■ **What you are asked to do**:
Below are the records. Gather each line that holds "TriMeta".

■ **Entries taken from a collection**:

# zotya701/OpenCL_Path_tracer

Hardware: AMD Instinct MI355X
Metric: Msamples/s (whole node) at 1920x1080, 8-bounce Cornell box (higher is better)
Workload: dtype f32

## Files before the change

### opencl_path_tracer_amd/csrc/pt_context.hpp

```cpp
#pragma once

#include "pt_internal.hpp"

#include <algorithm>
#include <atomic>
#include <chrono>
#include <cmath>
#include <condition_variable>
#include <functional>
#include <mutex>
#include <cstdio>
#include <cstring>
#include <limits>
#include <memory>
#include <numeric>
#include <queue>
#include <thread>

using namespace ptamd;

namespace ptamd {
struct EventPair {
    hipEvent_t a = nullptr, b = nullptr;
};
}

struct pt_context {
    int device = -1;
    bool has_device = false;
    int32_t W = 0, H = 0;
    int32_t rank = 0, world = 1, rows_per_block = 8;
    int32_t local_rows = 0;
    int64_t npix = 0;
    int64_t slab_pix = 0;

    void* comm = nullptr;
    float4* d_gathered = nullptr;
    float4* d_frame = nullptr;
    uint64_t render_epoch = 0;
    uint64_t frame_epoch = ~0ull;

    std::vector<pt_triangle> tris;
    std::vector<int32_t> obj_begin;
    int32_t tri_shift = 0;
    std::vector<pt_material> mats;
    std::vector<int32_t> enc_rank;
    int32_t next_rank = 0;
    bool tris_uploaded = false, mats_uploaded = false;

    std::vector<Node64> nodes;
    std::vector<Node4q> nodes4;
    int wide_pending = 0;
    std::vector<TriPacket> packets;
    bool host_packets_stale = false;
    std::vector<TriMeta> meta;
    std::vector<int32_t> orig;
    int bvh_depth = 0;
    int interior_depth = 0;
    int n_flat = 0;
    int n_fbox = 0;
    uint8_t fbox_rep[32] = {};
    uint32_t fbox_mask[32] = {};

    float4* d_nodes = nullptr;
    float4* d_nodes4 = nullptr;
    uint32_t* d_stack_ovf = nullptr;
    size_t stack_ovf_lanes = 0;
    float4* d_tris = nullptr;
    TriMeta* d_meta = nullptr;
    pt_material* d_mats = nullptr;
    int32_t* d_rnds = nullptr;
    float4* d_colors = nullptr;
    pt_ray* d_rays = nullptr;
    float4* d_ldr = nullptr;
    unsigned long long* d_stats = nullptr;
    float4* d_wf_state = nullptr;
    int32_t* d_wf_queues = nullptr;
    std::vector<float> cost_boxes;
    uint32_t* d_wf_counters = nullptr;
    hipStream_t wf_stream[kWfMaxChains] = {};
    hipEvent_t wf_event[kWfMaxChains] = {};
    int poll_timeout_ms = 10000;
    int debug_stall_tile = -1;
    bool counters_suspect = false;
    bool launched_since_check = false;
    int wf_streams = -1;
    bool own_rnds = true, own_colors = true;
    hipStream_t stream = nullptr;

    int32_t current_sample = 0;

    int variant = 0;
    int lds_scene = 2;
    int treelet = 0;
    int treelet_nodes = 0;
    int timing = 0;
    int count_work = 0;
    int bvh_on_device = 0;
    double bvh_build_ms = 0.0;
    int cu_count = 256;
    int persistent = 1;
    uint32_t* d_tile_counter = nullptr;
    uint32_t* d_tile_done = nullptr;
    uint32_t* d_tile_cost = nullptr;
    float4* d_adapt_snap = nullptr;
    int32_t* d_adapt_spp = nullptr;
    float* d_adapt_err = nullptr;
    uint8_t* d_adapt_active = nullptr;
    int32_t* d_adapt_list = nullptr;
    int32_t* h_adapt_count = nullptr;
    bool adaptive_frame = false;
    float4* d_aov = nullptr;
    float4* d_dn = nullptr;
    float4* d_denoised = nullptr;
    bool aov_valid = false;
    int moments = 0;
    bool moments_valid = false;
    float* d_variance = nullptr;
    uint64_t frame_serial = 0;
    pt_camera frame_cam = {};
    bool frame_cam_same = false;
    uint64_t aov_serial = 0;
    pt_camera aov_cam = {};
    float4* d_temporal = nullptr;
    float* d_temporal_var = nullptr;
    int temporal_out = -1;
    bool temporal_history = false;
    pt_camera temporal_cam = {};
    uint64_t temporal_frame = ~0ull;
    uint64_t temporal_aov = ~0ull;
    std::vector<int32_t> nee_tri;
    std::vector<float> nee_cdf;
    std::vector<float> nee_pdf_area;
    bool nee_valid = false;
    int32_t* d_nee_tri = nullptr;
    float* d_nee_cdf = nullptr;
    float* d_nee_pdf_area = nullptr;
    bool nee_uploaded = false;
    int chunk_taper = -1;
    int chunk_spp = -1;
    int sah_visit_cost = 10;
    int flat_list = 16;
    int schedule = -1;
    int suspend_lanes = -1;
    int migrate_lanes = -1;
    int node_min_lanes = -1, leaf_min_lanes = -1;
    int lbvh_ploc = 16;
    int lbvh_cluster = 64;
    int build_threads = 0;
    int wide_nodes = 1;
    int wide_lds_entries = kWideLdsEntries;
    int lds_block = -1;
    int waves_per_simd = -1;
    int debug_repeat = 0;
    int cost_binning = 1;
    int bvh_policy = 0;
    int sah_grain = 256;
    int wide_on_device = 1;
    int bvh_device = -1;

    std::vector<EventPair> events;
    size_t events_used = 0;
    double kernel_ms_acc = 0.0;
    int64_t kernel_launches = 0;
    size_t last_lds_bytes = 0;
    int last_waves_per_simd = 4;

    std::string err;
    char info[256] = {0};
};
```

■ **Task answer**:
    std::vector<TriMeta> meta;
    TriMeta* d_meta = nullptr;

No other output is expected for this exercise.